II. The text informs us in the next verse that these men, who, beginning with drawing iniquity with cords of vanity, had ended with drawing sin, as it were, with a cart rope, WENT ON TO MOCK AT JUDGMENT TO COME. The thoughts of judgment to come re, of course, very unpleasant to him who knows that he shall have to suffer from it when it does come. His sin, therefore, hardens him into a disbelief of it. (R. W. Evans, B.D.)
The growth of sin
Sin grows as naturally and as fast as the fire, which lays a city in ruins, comes out of a single spark in some solitary obscure corner; as surely as the rains, which bury a whole country in a flood, begin with a few sprinkled drops, which were not worth talking about; as surely as the river, which must be crossed with ships, begins with a well which you might empty almost with the scoop of your hand; as certainly as the strong thick cart rope begins with a few weak flaxen or hempen threads. (R. W.Evans, B. D.)
Strength of habit
The surgeon of a regiment in India relates the following incident: “A soldier rushed into the tent, to inform me that one of his comrades was drowning in a pond close by, and nobody could attempt to save him in consequence of the dense weeds which covered the surface. On repairing to the spot, we found the poor fellow in his last struggle, manfully attempting to extricate himself from the meshes of rope-like grass that encircled his body; but, to all appearance, the more he laboured to escape, the more firmly they became coiled round his limbs. At last he sank, and the floating plants closed in, and left not a trace of the disaster. After some delay, a raft was made, and we put off to the spot, and sinking a pole some twelve feet, a native dived, holding on by the stake, and brought the body to the surface.
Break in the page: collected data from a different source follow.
__device__ int em_compact_build(const EmArgs &a, Smem &sm, int32_t *lv, int C, int *s_int, bool dedup, Trace &tr) {
    const int tid = threadIdx.x, lane = tid & 31, warp = tid >> 5;
    const int wp = a.wp;
    uint64_t *lw = reinterpret_cast<uint64_t *>(sm.c64);
    int32_t *base = reinterpret_cast<int32_t *>(sm.c64 + 2048);
    for (int j = tid; j < 256; j += EM_THREADS) lw[j] = 0ull;
    __syncthreads();
    {
        uint64_t acc[8];
#pragma unroll
        for (int i = 0; i < 8; i++) acc[i] = 0ull;
        for (int r = warp; r < C; r += EM_WARPS) {
            const uint64_t *row = a.bits + (size_t)r * wp;
#pragma unroll
            for (int i = 0; i < 8; i++) {
                const int j = lane + 32 * i;
                if (j < wp) acc[i] |= row[j];
            }
        }
#pragma unroll
        for (int i = 0; i < 8; i++)
            if (acc[i]) atomicOr(reinterpret_cast<unsigned long long *>(&lw[lane + 32 * i]), (unsigned long long)acc[i]);
    }
    __syncthreads();
    tr.mark(5);
    if (dedup) {
        int32_t *cnt32 = reinterpret_cast<int32_t *>(a.dense_ws);
        const int Atot = wp * 64;
        for (int al = tid; al < Atot; al += EM_THREADS) { cnt32[al] = 0; a.rep_ws[al] = -1; }
        unsigned long long *xs = reinterpret_cast<unsigned long long *>(sm.w);
        uint32_t *ys = reinterpret_cast<uint32_t *>(sm.cnt);
        for (int r = tid; r < C; r += EM_THREADS) {
            const unsigned long long x = dedup_mix((unsigned long long)r + 1ull);
            xs[r] = x;
            ys[r] = (uint32_t)dedup_mix(x ^ 0x9e3779b97f4a7c15ull);
        }
        uint64_t *tile = sm.slab;
        const int T = min(C, (int)(a.slab_bytes / ((size_t)wp * 8)));
        uint64_t pa[DEDUP_COLS], pb[DEDUP_COLS], pc[DEDUP_COLS];
#pragma unroll
        for (int c = 0; c < DEDUP_COLS; c++) pa[c] = pb[c] = pc[c] = 0ull;
        for (int t0 = 0; t0 < C; t0 += T) {
            const int nr = min(T, C - t0);
            __syncthreads();
            {
                const ulonglong2 *src = reinterpret_cast<const ulonglong2 *>(a.bits + (size_t)t0 * wp);
                ulonglong2 *dst = reinterpret_cast<ulonglong2 *>(tile);
                const int n2 = nr * wp / 2;
#pragma unroll 4
                for (int i = tid; i < n2; i += EM_THREADS) dst[i] = __ldg(&src[i]);
            }
            __syncthreads();
            const int j0 = warp * DEDUP_COLS;
            if (j0 < wp) {
                const bool v1 = j0 + 1 < wp, v2 = j0 + 2 < wp, v3 = j0 + 3 < wp;
                for (int r = 0; r < nr; r++) {
                    const ulonglong2 *trow = reinterpret_cast<const ulonglong2 *>(tile + (size_t)r * wp + j0);
                    const ulonglong2 q01 = trow[0], q23 = trow[1];
                    const uint64_t w0 = q01.x, w1 = v1 ? q01.y : 0ull, w2 = v2 ? q23.x : 0ull, w3 = v3 ? q23.y : 0ull;
                    if ((w0 | w1 | w2 | w3) == 0ull) continue;
                    const unsigned long long x = xs[t0 + r];
                    const uint32_t y = ys[t0 + r];
                    const uint64_t m0 = ((x >> lane) & 1ull) ? ~0ull : 0ull, m1 = ((x >> (lane + 32)) & 1ull) ? ~0ull : 0ull,
                                   m2 = ((y >> lane) & 1u) ? ~0ull : 0ull;
                    pa[0] ^= w0 & m0; pb[0] ^= w0 & m1; pc[0] ^= w0 & m2;
                    pa[1] ^= w1 & m0; pb[1] ^= w1 & m1; pc[1] ^= w1 & m2;
                    pa[2] ^= w2 & m0; pb[2] ^= w2 & m1; pc[2] ^= w2 & m2;
                    pa[3] ^= w3 & m0; pb[3] ^= w3 & m1; pc[3] ^= w3 & m2;
                }
            }
        }
        __syncthreads();
        tr.mark(14);
        unsigned long long *sig1 = reinterpret_cast<unsigned long long *>(sm.slab);
        uint32_t *sig2 = reinterpret_cast<uint32_t *>(sig1 + Atot);
#pragma unroll
        for (int c = 0; c < DEDUP_COLS; c++) {
            const int j = warp * DEDUP_COLS + c;
            if (j >= wp) continue;
            const uint64_t live = lw[j];
            for (int b = 0; b < 64; b++) {
                if (!((live >> b) & 1ull)) continue;
                const unsigned m0 = __ballot_sync(0xffffffffu, (pa[c] >> b) & 1ull);
                const unsigned m1 = __ballot_sync(0xffffffffu, (pb[c] >> b) & 1ull);
                const unsigned m2 = __ballot_sync(0xffffffffu, (pc[c] >> b) & 1ull);
                if (lane == 0) {
                    sig1[j * 64 + b] = (unsigned long long)m0 | ((unsigned long long)m1 << 32);
                    sig2[j * 64 + b] = m2;
                }
            }
        }
        __syncthreads();
        uint32_t *occ = sig2 + Atot;
        for (int i = tid; i < DEDUP_CAP; i += EM_THREADS) occ[i] = 0xffffffffu;
        __syncthreads();
        for (int al = tid; al < Atot; al += EM_THREADS) {
            if (!((lw[al >> 6] >> (al & 63)) & 1ull)) continue;
            const unsigned long long h1 = sig1[al];
            const uint32_t h2 = sig2[al];
            unsigned slot = (unsigned)dedup_mix(h1 + h2) & (DEDUP_CAP - 1);
            while (true) {
                const uint32_t prev = atomicCAS(&occ[slot], 0xffffffffu, ((uint32_t)al << 16) | (uint32_t)al);
                if (prev == 0xffffffffu) break;
                const int owner = (int)(prev >> 16);
                if (sig1[owner] == h1 && sig2[owner] == h2) {
                    atomicMin(&occ[slot], ((uint32_t)owner << 16) | (uint32_t)al);
                    break;
                }
                slot = (slot + 1) & (DEDUP_CAP - 1);
            }
            a.rep_ws[al] = (int)slot;
        }
        __syncthreads();
        for (int al = tid; al < Atot; al += EM_THREADS) {
            const int slot = a.rep_ws[al];
            if (slot < 0) continue;
            const int rp = (int)(occ[slot] & 0xffffu);
            a.rep_ws[al] = rp;
            if (rp != al) atomicAdd(&cnt32[rp], 1);
        }
        __syncthreads();
        for (int al = tid; al < Atot; al += EM_THREADS) {
            const int rp = a.rep_ws[al];
            if (rp >= 0 && rp != al) atomicAnd(reinterpret_cast<unsigned long long *>(&lw[al >> 6]), ~(1ull << (al & 63)));
        }
        __syncthreads();
        tr.mark(15);
    }
    if (warp == 0) {
        int run = 0;
        for (int j0 = 0; j0 < wp; j0 += 32) {
            const int j = j0 + lane;
            const int c = j < wp ? __popcll(lw[j]) : 0;
            int incl = c;
#pragma unroll
            for (int o = 1; o < 32; o <<= 1) {
                const int y = __shfl_up_sync(0xffffffffu, incl, o);
                if (lane >= o) incl += y;
            }
            if (j < wp) base[j] = run + incl - c;
            run += __shfl_sync(0xffffffffu, incl, 31);
        }
        if (lane == 0) *s_int = run;
    }
    __syncthreads();
    const int An = *s_int;
    if (An > a.A_live_max) return An;
    for (int j = tid; j < wp; j += EM_THREADS) {
        uint64_t m = lw[j];
        int n = base[j];
        while (m) {
            const int b = __ffsll((long long)m) - 1;
            m &= m - 1;
            lv[n++] = j * 64 + b;
// ... 89 lines not shown
            if (r < C) row_off[r + 1] = run + incl;
            run += __shfl_sync(0xffffffffu, incl, 31);
        }
        if (lane == 0) row_off[0] = 0;
    }
    for (int c = tid; c < wq; c += EM_THREADS) {
        int n = 0;
        for (int w = 0; w < nb; w++) {
            nzpre[(size_t)c * nb + w] = (uint32_t)n;
            n += __popc(nzbits[(size_t)c * nb + w]);
        }
        col_off[c + 1] = n;
    }
    __syncthreads();
    if (warp == 0) {
        int run = 0;
        for (int c0 = 0; c0 < wq; c0 += 32) {
            const int c = c0 + lane;
            const int v = c < wq ? col_off[c + 1] : 0;
            int incl = v;
#pragma unroll
            for (int o = 1; o < 32; o <<= 1) {
                const int y = __shfl_up_sync(0xffffffffu, incl, o);
                if (lane >= o) incl += y;
            }
            if (c < wq) col_off[c + 1] = run + incl;
            run += __shfl_sync(0xffffffffu, incl, 31);
        }
        if (lane == 0) col_off[0] = 0;
    }
    __syncthreads();
    const int nnzw = row_off[C];
    const size_t need = ((fixed + 15) & ~(size_t)15) + (size_t)nnzw * 16 + 32;
    if (need > R_bytes || C > 65535) {
        __syncthreads();
        for (int i = tid; i < C * wpc; i += EM_THREADS) sm.slab[i] = __ldcg(&dense[i]);
        __syncthreads();
        return An;
    }
    uint64_t *r_ent = reinterpret_cast<uint64_t *>(R + ((fixed + 15) & ~(size_t)15));
    uint64_t *c_ent = r_ent + ((nnzw + 1) & ~1);
    for (int r = warp; r < C; r += EM_WARPS) {
        int pos = row_off[r];
        for (int c0 = 0; c0 < wq; c0 += 32) {
            const int c = c0 + lane;
            const uint32_t word = c < wq ? __ldcg(&dense32[(size_t)r * wq + c]) : 0u;
            const unsigned nzm = __ballot_sync(0xffffffffu, word != 0u);
            if (word != 0u) {
                const int e = pos + __popc(nzm & ((1u << lane) - 1u));
                r_ent[e] = (uint64_t)word | ((uint64_t)((uint32_t)c * 264u) << 32);
                const int ce = col_off[c] + (int)nzpre[(size_t)c * nb + (r >> 5)] +
                               __popc(nzbits[(size_t)c * nb + (r >> 5)] & ((1u << (r & 31)) - 1u));
                c_ent[ce] = (uint64_t)word | ((uint64_t)((uint32_t)r * 8u) << 32);
            }
            pos += __popc(nzm);
        }
    }
    __syncthreads();
    sm.row_off = row_off; sm.col_off = col_off;
    sm.r_ent = r_ent; sm.c_ent = c_ent;
    return An;
}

I shall never forget the expression of the dead man’s face--the clenched teeth, and fearful distortion of the countenance, while coils of long trailing weeds clung round his body and limbs, the muscles of which stood out stiff and rigid, whilst his hands grasped thick masses, showing how bravely he had struggled for life.” This heart-rending picture is a terribly accurate representation era man with a conscience alarmed by remorse, struggling with his sinful habits, but finding them too strong for him. Divine grace can save the wretch from his unhappy condition, but if he be destitute of that, his remorseful agonies will but make him more hopelessly the slave of his passions. Laocoon, in vain endeavouring to tear off the serpents’ coils from himself and children, aptly portrays the long-enslaved sinner contending with sin in his own strength. (C. H.Spurgeon.)
Insidious nature of sin
In the gardens of Hampton Court you will see many trees entirely vanquished and well-nigh strangled by huge coils of ivy, which are wound about them like the snakes around the unhappy Laocoon: there is no untwisting the folds, they are too giant-like, and fast fixed, and every hour the rootlets of the climber are sucking the life out of the unhappy tree. Yet there was a day when the ivy was a tiny aspirant, only asking a little aid in climbing; had it been denied then, the tree had never become its victim, but by degrees the humble weakling grew in strength and arrogance, and at last it assumed the mastery, and the tall tree became the prey of the creeping, insinuating destroyer. (C. H. Spurgeon.)
Moral slavery
James II on his death bed thus addressed his son, “There is no slavery like sin and no liberty like God’s service.” (H. Melvill, B. D.)